II. Harold va en Normandie.

Quand son père fut mort, il voulut passer en Normandie pour délivrer les otages[ [66], dont il avait très-grand pitié. Il prit congé du roi Édouard, et le roi Édouard le détourna bien et lui défendit et le conjura de ne pas aller en Normandie et de ne pas parler au duc Guillaume, parce qu'il pourrait être facilement pris au piége, car Guillaume était très-rusé. S'il voulait avoir ses otages, qu'il y envoyât d'autres messagers. J'ai trouvé cela écrit; mais un autre livre me dit que le Roi lui ordonna d'aller auprès du duc Guillaume, son cousin, pour lui assurer qu'il aura le royaume d'Angleterre après sa mort.

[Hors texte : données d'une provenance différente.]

# gchq/annchor

Hardware: AMD Instinct MI355X
Metric: knn_graph_builds_per_s (1 / Annchor.fit() wall-clock; BASELINE: k-NN graph build time + recall@k) (higher is better)
Workload: dtype int32 bit-vectors (Levenshtein) + f64 (bounds/regression/selection); 1 GPU; load_strings Levenshtein N=1600 n_anchors=15 k=25 p_work=0.12 niters=2; parallelism=one GPU

## Files before the change

annchor_amd/_native.py:

```python
import ctypes
import os

import numpy as np

_HERE = os.path.dirname(os.path.abspath(__file__))
LIB_PATH = os.environ.get("ANNCHOR_HIP_LIB", os.path.join(_HERE, "libannchor_hip.so"))

F_D, F_A, F_SID, F_IJS, F_I_PTR, F_I_IDX, F_FEATURES, F_NCM, F_RA, F_LABELS, F_THRESH, F_PROB, F_CAND, F_NEXT, F_DAD = range(1, 16)
_FIELD_DTYPE = {
    F_D: np.float64, F_A: np.int64, F_SID: np.uint64, F_IJS: np.int64, F_I_PTR: np.int64, F_I_IDX: np.int64,
    F_FEATURES: np.float64, F_NCM: np.uint8, F_RA: np.float64, F_LABELS: np.int64, F_THRESH: np.float64,
    F_PROB: np.float64, F_CAND: np.int64, F_NEXT: np.int64, F_DAD: np.float64,
}

METRIC_LEVENSHTEIN, METRIC_EUCLIDEAN_F32, METRIC_EUCLIDEAN_F64, METRIC_WASSERSTEIN = 1, 2, 3, 4
METRIC_COSINE_F32, METRIC_COSINE_F64 = 5, 6
METRIC_DTW_F32, METRIC_DTW_F64 = 7, 8
METRIC_FRECHET_F32, METRIC_FRECHET_F64 = 9, 10
METRIC_HAUSDORFF_F32, METRIC_HAUSDORFF_F64 = 11, 12
METRIC_ERP_F32, METRIC_ERP_F64 = 13, 14
METRIC_EMD_POINTS_F32, METRIC_EMD_POINTS_F64 = 15, 16
METRIC_JACCARD_TOKENS, METRIC_JACCARD_BITS = 17, 18
METRIC_WEIGHTED_LEVENSHTEIN = 19
METRIC_MSM_F32, METRIC_MSM_F64 = 20, 21
# ... 71 lines not shown
    "annchor_legacy_generate": (ctypes.c_int, [ctypes.c_uint32, _i64]),
    "annchor_legacy_generate_at_next_wait": (ctypes.c_int, [_vp, ctypes.c_uint32, _i64, _i64]),
    "annchor_legacy_choice_ranks": (ctypes.c_int, [ctypes.c_uint32, _vp, _vp, _i32, _vp, _vp]),
    "annchor_legacy_choice_begin": (ctypes.c_int, [ctypes.c_uint32, _vp, _vp, _i32, ctypes.POINTER(_vp)]),
    "annchor_legacy_choice_end": (ctypes.c_int, [_vp, _vp, _vp]),
    "annchor_ols_bins": (ctypes.c_int, [_vp, _vp, _vp, _i64, _i32, _vp, _i32, _vp, _vp, _vp, _vp]),
    "annchor_gather_features": (ctypes.c_int, [_vp, _vp, _i64, _vp]),
    "annchor_evaluate_samples": (ctypes.c_int, [_vp, _vp, _i64, _vp]),
    "annchor_set_samples": (ctypes.c_int, [_vp, _vp, _i64, _vp]),
    "annchor_predict_merge": (ctypes.c_int, [_vp, _vp, _i32, _vp, _vp, _i32, _i32, _vp]),
    "annchor_merge_host_prediction": (ctypes.c_int, [_vp, _vp, _i32, _i32]),
    "annchor_set_labels": (ctypes.c_int, [_vp, _vp]),
    "annchor_select_candidates": (ctypes.c_int, [_vp, _i32, _i32, _vp, _vp, _i32, _i64, _i32,
                                                 ctypes.POINTER(_i64), ctypes.POINTER(_i64)]),
    "annchor_select_prepare": (ctypes.c_int, [_vp, _i32, _i32]),
    "annchor_mark_candidates": (ctypes.c_int, [_vp]),
    "annchor_refine_candidates": (ctypes.c_int, [_vp]),
    "annchor_park_refine": (ctypes.c_int, [_vp, _i32]),
    "annchor_set_refined": (ctypes.c_int, [_vp, _vp, _i64]),
    "annchor_update_bounds": (ctypes.c_int, [_vp]),
    "annchor_update_bounds_prepare": (ctypes.c_int, [_vp]),
    "annchor_overlap_stats": (ctypes.c_int, [_vp, _vp]),
    "annchor_neighbor_graph": (ctypes.c_int, [_vp, _i32, _vp, _vp]),
    "annchor_stream_bind": (ctypes.c_int, [_vp, _vp, _i64, _i32, _i64, _i32]),
    "annchor_stream_anchor_round": (ctypes.c_int, [_vp, _vp, _i32, _i32, ctypes.POINTER(_dbl), ctypes.POINTER(_i64)]),
    "annchor_stream_get_row": (ctypes.c_int, [_vp, _i64, _vp]),
    "annchor_stream_order": (ctypes.c_int, [_vp, _i32] + [ctypes.POINTER(_vp)] * 6 + [ctypes.POINTER(_i64), ctypes.POINTER(_i32),
                                                                                   ctypes.POINTER(_i32)]),
    "annchor_stream_knn": (ctypes.c_int, [_vp, _vp, _vp, _vp, _vp, _vp, _vp, _i64, _i32, _i32, _i32, _i32, _i32, _i32, _dbl, _i32, _i32, _vp,
                                          _vp, _vp, ctypes.POINTER(_i64)]),
# ... 630 lines not shown
        if errs_list is None:
            self._chk(self.lib.annchor_select_candidates(self.h, int(n_neighbors), int(nmin), None, None, int(n_labels), int(n_refine),
                                                         int(lookahead), ctypes.byref(nc), ctypes.byref(nn)))
            return nc.value, nn.value
        ptr = np.zeros(len(errs_list) + 1, dtype=np.int64)
        np.cumsum([len(e) for e in errs_list], out=ptr[1:])
        errs = _c(np.concatenate(errs_list) if len(errs_list) else np.zeros(0), np.float64)
        self._chk(self.lib.annchor_select_candidates(self.h, int(n_neighbors), int(nmin), _ptr(errs), _ptr(ptr),
                                                     len(errs_list), int(n_refine), int(lookahead),
                                                     ctypes.byref(nc), ctypes.byref(nn)))
        return nc.value, nn.value

    def select_prepare(self, n_neighbors, nmin):
        self._chk(self.lib.annchor_select_prepare(self.h, int(n_neighbors), int(nmin)))

    def mark_candidates(self):
        self._chk(self.lib.annchor_mark_candidates(self.h))

    def refine_candidates(self):
        self._chk(self.lib.annchor_refine_candidates(self.h))

    def park_refine(self, action):
        self._chk(self.lib.annchor_park_refine(self.h, int(action)))

    def set_refined(self, exact):
        exact = _c(exact, np.float64)
        self._chk(self.lib.annchor_set_refined(self.h, _ptr(exact), len(exact)))

    def update_bounds(self):
        self._chk(self.lib.annchor_update_bounds(self.h))
# ... 393 lines not shown
```

annchor_amd/csrc/common.h:

```cpp
#pragma once
#include <hip/hip_runtime.h>

#include <cstdint>
#include <cstdio>
#include <cstring>
#include <string>
#include <vector>
#include <chrono>

#include "../../include/annchor_hip.h"

#define ANN_WAVE 64

struct DevBuf {
    void *p = nullptr;
    size_t cap = 0;
    bool in_arena = false;
    template <typename T> T *as() const { return reinterpret_cast<T *>(p); }
};

struct ProfEntry {
    const char *name;
    double ms = 0;
    int64_t launches = 0;
// ... 127 lines not shown

    DevBuf thresh;
    DevBuf cand, next;
    int64_t ncand = 0, nnext = 0;
    bool cand_marked = false;
    DevBuf gl_val, gl_pos, gl_cnt, gl_ncomp, marked, markcount;
    DevBuf gn_state;
    bool sel_prepared = false;
    int sel_k = 0, sel_nmin = 0;
    bool gn_pending = false;
    int gn_round = 0, gn_L = 0;
    DevBuf sel_hist, sel_state, blk_cnt, blk_off;
    DevBuf sel_pass_state;
    DevBuf tie_lists, tie_hist;
    const void *tie_hist_clean = nullptr;
    DevBuf sel2, sel_bufA, sel_bufB, sel_seg;
    const void *sel2_clean = nullptr;
    DevBuf errs, errptr;
    DevBuf ecdf_index;
    DevBuf cptr, cidx, cval;
    DevBuf c16, cbnd;
    DevBuf tmp0, tmp1, tmp2, tmp3;
    DevBuf scan_tmp;

    DevBuf stage_in, stage_out;

    bool prof_on = false;
    int prof_mode = 0;
    std::vector<hipEvent_t> ev_pool;
    std::vector<ProfEntry> prof;
// ... 30 lines not shown

#define ANN_REQUIRE(c, cond, code, ...)    \
    do {                                   \
        if (!(cond)) {                     \
            ann_set_err((c), __VA_ARGS__); \
            return (code);                 \
        }                                  \
    } while (0)

int ann_reserve(annchor_ctx *c, DevBuf &b, size_t bytes);
int ann_arena_init(annchor_ctx *c, int64_t nx);
int ann_prewarm_state(annchor_ctx *c);
void ann_lev_ap_probe(annchor_ctx *c);
size_t ann_sel2_table_bytes();
size_t ann_tie_hist_bytes();
size_t ann_sel_state_bytes();
int ann_h2d(annchor_ctx *c, void *dst, const void *src, size_t bytes);
hipError_t ann_sync(annchor_ctx *c, const char *where);
int ann_dev_alloc(annchor_ctx *c, void **p, size_t want, size_t *got);
void ann_dev_free(annchor_ctx *c, void *p, size_t bytes);
struct Sel2Epilogue;
int ann_kth_async(annchor_ctx *c, const double *vals, const uint8_t *flag, int64_t n, const int64_t *ks, int nk,
                  const unsigned long long **d_prefix, const int **d_unfinished, const Sel2Epilogue *epi = nullptr);
void ann_kth_async_done(annchor_ctx *c);
int ann_d2h(annchor_ctx *c, void *dst, const void *src, size_t bytes);
int ann_d2h_then(annchor_ctx *c, void *dst, const void *src, size_t bytes, int (*then)(annchor_ctx *));
int ann_d2h2(annchor_ctx *c, void *dst1, const void *src1, size_t bytes1, void *dst2, const void *src2, size_t bytes2);

int ann_prof_entry(annchor_ctx *c, const char *name);
struct ProfGroup {
// ... 180 lines not shown
```

annchor_amd/csrc/ctx.hip:

```cpp
#include <cstdarg>
#include <cmath>
#include <cstdlib>

#include "common.h"
#include <algorithm>
#include <chrono>
#include <mutex>

static std::string g_create_err;
void ann_stream_release(annchor_ctx *c);
void ann_enemies_release(annchor_ctx *c);
void ann_draw_forget(annchor_ctx *c);
void ann_comm_release(annchor_ctx *c);
hipError_t ann_comm_guarded_sync(annchor_ctx *c, hipStream_t stream, const char *where);

const char *ann_set_err(annchor_ctx *c, const char *fmt, ...)
{
    char buf[1024];
    va_list ap;
    va_start(ap, fmt);
    vsnprintf(buf, sizeof buf, fmt, ap);
    va_end(ap);
    if (c && c->comm_aborted && c->err.rfind("collective timed out", 0) == 0) return c->err.c_str();
    if (c) c->err = buf; else g_create_err = buf;
// ... 135 lines not shown
    size_t got = 0;
    if ((p = pool_take(c->device, bytes, &got)) != nullptr) bytes = got;
    else if (hipMalloc(&p, bytes) != hipSuccess) { (void)hipGetLastError(); return ANNCHOR_OK; }
    c->arena = (char *)p;
    c->arena_size = bytes;
    c->arena_off = 0;
    return ANNCHOR_OK;
}

int ann_prewarm_state(annchor_ctx *c)
{
    if (!c->arena || c->state_prewarmed) return ANNCHOR_OK;
    const size_t slot_bytes = sizeof(unsigned long long) * 4 * 1024 + 64;
    struct Piece { DevBuf *b; size_t bytes; };
    Piece pieces[] = {{&c->dev_flags, sizeof(int32_t) * 16}, {&c->lev_cursors, 4 * sizeof(int32_t)}, {&c->sel_state, ann_sel_state_bytes()},
                      {&c->sel2, ann_sel2_table_bytes()},    {&c->tie_hist, ann_tie_hist_bytes()},   {&c->lev_ap, slot_bytes}};
    size_t need = 0;
    for (auto &q : pieces) {
        if (q.b->p) return ANNCHOR_OK;
        need += (q.bytes + 255) & ~(size_t)255;
    }
    if (c->arena_off + need > c->arena_size) return ANNCHOR_OK;
    char *first = c->arena + c->arena_off;
    for (auto &q : pieces) ANN_TRY(ann_reserve(c, *q.b, q.bytes));
    ANN_CHECK_HIP(c, hipMemsetAsync(first, 0, need, c->stream));
    c->dev_flags_clean = true;
    c->lev_cursor_epoch = 0;
    c->gn_err_clean = true;
    c->sel2_clean = c->sel2.p;
    c->tie_hist_clean = c->tie_hist.p;
    c->lev_ap_epoch = 0;
    c->state_prewarmed = true;
    return ANNCHOR_OK;
}

int ann_h2d(annchor_ctx *c, void *dst, const void *src, size_t bytes)
{
    if (bytes == 0) return ANNCHOR_OK;
    if (c->pin && bytes <= annchor_ctx::PIN_SLOT_BYTES) {
        const int sl = c->pin_next;
        c->pin_next = (sl + 1) % annchor_ctx::PIN_SLOTS;
        if (c->pin_busy[sl]) ANN_CHECK_HIP(c, hipEventSynchronize(c->pin_ev[sl]));
        unsigned char *slot = c->pin + (size_t)sl * annchor_ctx::PIN_SLOT_BYTES;
        memcpy(slot, src, bytes);
        ANN_CHECK_HIP(c, hipMemcpyAsync(dst, slot, bytes, hipMemcpyHostToDevice, c->stream));
// ... 1157 lines not shown
```

annchor_amd/csrc/select.hip:

```cpp
#include "common.h"
#include "rowsel.h"
#include "selstate.h"
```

Je ne sais pas cette circonstance; mais nous trouvons l'une et l'autre écrite. Quelque besogne qu'il cherchât, quelque chose qu'il voulût faire, Harold se mit en chemin, quoi qu'il pût lui en arriver après. Aventure qui doit être, on ne peut empêcher qu'elle ne soit; et chose qui doit advenir ne peut manquer, quoi qu'on fasse. Harold fit préparer deux nefs, et à Bodeham[ [67] entra en mer. Je ne saurais vous dire qui se trompa, ou qui gouvernait sur la mer, ou si le vent tourna trop, mais je sais bien qu'il alla mal; jusqu'en Ponthieu il lui fallut cingler; il ne put retourner en arrière et il ne put pas se cacher là. Un pêcheur du pays qui avait été en Angleterre, et avait souvent vu Harold, l'a épié et reconnu au visage et à la parole. Au comte de Ponthieu Guy il alla dire en particulier qu'il le fera beaucoup gagner s'il le veut accompagner; qu'il lui donne vingt livres seulement, il lui en fera gagner cent; car tel prisonnier il lui livrera qui lui donnera pour rançon cent livres ou plus. Le comte l'a assuré qu'il fera à sa volonté; et celui qui a désiré le gain lui montre Harold. Ils le mènent à Abbeville. Harold, par un affidé manda au duc de Normandie comment il est arrivé en Ponthieu, lui qui venait d'Angleterre vers lui, mais qui n'a pu venir droit au port. Il devait venir auprès de lui en ambassade, mais il ne prit pas le bon chemin. Le comte de Ponthieu l'avait pris et sans raison l'a mis en prison; il le priait de le délivrer, s'il le pouvait, et lui promettait de faire tout ce qu'il voudrait. Guy garda Harold avec grand soin; à Beaurain[ [68] il l'envoya pour l'éloigner du duc Guillaume.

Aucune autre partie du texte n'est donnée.